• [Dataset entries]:
◇ ◇ ◇ ◇
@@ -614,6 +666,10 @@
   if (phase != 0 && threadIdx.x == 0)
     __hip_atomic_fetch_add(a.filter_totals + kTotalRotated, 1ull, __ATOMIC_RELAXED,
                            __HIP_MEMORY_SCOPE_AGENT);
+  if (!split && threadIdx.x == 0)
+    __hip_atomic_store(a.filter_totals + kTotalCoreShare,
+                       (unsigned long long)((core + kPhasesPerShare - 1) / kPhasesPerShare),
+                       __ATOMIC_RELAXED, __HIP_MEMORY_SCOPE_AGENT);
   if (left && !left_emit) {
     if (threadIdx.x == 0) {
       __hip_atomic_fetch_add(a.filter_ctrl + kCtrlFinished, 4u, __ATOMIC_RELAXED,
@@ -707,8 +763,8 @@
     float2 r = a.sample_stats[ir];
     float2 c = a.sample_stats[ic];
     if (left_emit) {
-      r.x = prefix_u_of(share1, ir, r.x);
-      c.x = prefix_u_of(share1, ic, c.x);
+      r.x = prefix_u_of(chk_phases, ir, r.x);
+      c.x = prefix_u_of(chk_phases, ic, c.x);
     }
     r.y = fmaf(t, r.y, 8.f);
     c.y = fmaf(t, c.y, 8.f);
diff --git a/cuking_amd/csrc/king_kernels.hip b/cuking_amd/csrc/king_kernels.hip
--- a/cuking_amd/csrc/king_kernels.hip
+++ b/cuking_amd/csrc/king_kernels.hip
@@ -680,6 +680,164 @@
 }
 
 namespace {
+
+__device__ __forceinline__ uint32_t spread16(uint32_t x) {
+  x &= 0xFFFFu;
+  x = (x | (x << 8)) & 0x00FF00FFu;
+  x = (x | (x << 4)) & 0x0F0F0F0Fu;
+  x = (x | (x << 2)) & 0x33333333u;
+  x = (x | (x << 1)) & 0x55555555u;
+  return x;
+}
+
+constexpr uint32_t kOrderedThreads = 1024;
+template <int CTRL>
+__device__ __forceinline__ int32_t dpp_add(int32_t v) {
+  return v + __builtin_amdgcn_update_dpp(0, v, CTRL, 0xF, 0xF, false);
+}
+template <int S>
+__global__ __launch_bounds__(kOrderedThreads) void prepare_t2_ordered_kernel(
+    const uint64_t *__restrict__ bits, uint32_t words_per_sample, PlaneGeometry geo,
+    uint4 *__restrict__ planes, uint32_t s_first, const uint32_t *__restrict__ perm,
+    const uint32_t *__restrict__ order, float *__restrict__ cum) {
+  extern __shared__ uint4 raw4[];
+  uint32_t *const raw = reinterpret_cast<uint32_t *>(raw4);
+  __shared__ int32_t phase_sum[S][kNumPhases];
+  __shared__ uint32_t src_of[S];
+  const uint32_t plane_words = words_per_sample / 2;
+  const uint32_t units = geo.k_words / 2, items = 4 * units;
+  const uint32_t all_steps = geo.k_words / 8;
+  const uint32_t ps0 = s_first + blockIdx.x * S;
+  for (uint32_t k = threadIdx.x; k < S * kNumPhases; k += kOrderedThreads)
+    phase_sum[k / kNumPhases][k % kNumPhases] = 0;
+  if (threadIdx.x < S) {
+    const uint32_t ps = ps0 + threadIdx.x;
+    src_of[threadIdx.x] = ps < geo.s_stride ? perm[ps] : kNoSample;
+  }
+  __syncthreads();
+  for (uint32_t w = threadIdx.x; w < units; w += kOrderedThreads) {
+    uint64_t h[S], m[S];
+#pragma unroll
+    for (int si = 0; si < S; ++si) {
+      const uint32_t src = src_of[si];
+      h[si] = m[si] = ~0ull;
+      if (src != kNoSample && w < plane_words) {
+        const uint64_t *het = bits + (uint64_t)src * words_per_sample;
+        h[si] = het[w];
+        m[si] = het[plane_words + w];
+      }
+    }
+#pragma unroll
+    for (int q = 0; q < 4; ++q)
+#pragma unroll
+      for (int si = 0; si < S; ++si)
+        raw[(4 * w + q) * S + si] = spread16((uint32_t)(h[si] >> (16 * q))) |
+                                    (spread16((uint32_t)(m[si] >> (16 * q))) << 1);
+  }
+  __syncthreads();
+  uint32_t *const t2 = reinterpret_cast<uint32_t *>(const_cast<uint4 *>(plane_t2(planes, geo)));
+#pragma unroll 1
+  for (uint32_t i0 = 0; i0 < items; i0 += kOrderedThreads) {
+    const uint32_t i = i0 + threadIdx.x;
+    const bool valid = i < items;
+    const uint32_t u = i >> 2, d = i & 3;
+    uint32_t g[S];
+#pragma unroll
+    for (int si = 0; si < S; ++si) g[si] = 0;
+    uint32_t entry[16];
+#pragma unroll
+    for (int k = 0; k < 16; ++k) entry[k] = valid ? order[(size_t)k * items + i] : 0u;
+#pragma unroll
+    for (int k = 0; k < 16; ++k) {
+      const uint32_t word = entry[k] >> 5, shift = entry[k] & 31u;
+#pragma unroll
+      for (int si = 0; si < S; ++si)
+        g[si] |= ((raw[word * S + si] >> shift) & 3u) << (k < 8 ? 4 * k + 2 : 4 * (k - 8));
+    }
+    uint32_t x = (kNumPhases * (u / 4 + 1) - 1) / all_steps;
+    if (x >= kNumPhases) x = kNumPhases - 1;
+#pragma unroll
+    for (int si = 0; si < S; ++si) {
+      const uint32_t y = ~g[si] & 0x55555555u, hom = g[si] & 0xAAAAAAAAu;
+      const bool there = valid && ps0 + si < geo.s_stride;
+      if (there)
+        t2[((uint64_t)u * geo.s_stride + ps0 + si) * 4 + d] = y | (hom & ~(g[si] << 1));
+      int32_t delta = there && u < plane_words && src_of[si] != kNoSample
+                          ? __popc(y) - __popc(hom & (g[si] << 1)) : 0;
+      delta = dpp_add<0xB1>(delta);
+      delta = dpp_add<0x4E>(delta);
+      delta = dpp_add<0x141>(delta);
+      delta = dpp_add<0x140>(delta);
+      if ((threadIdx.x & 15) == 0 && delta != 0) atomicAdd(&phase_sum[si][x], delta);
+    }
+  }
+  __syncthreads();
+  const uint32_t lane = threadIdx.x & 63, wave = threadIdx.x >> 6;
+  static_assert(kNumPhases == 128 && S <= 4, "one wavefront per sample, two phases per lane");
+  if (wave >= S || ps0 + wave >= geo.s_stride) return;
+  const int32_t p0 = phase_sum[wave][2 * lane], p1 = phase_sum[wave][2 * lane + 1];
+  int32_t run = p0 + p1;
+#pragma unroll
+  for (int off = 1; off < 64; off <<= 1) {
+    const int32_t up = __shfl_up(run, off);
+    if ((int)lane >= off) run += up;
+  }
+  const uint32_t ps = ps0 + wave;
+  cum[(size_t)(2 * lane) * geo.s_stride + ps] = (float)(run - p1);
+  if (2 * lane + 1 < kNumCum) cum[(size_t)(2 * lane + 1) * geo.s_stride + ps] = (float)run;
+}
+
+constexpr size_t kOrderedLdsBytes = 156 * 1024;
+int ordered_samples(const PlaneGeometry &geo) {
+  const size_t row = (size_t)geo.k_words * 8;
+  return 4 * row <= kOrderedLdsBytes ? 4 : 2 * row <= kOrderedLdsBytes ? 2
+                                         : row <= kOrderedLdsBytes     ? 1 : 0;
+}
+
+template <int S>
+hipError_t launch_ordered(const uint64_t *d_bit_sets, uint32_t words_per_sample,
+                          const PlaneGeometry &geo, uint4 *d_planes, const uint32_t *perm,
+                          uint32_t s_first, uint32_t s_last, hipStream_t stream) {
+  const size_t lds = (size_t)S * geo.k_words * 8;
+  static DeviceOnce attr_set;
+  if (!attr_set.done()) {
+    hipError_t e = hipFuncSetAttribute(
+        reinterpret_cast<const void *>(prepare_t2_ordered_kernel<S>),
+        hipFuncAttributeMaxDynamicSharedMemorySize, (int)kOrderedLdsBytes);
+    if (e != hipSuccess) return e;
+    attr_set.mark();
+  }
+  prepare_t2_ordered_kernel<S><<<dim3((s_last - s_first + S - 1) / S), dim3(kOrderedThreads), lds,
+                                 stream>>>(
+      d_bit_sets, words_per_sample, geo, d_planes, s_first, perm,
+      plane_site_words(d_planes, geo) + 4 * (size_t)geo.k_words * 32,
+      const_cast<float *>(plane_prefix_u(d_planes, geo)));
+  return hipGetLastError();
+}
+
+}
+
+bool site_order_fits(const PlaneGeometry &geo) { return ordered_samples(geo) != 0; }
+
◇ ◇ ◇ ◇
• [Task details]: Please make an exact copy of the lines above from the line with "ordered_samples(const PlaneGeometry &geo)" through the line with "(size_t)S * geo.k_words * 8;", both ends included.

• [Output for this task]:
+int ordered_samples(const PlaneGeometry &geo) {
+  const size_t row = (size_t)geo.k_words * 8;
+  return 4 * row <= kOrderedLdsBytes ? 4 : 2 * row <= kOrderedLdsBytes ? 2
+                                         : row <= kOrderedLdsBytes     ? 1 : 0;
+}
+
+template <int S>
+hipError_t launch_ordered(const uint64_t *d_bit_sets, uint32_t words_per_sample,
+                          const PlaneGeometry &geo, uint4 *d_planes, const uint32_t *perm,
+                          uint32_t s_first, uint32_t s_last, hipStream_t stream) {
+  const size_t lds = (size_t)S * geo.k_words * 8;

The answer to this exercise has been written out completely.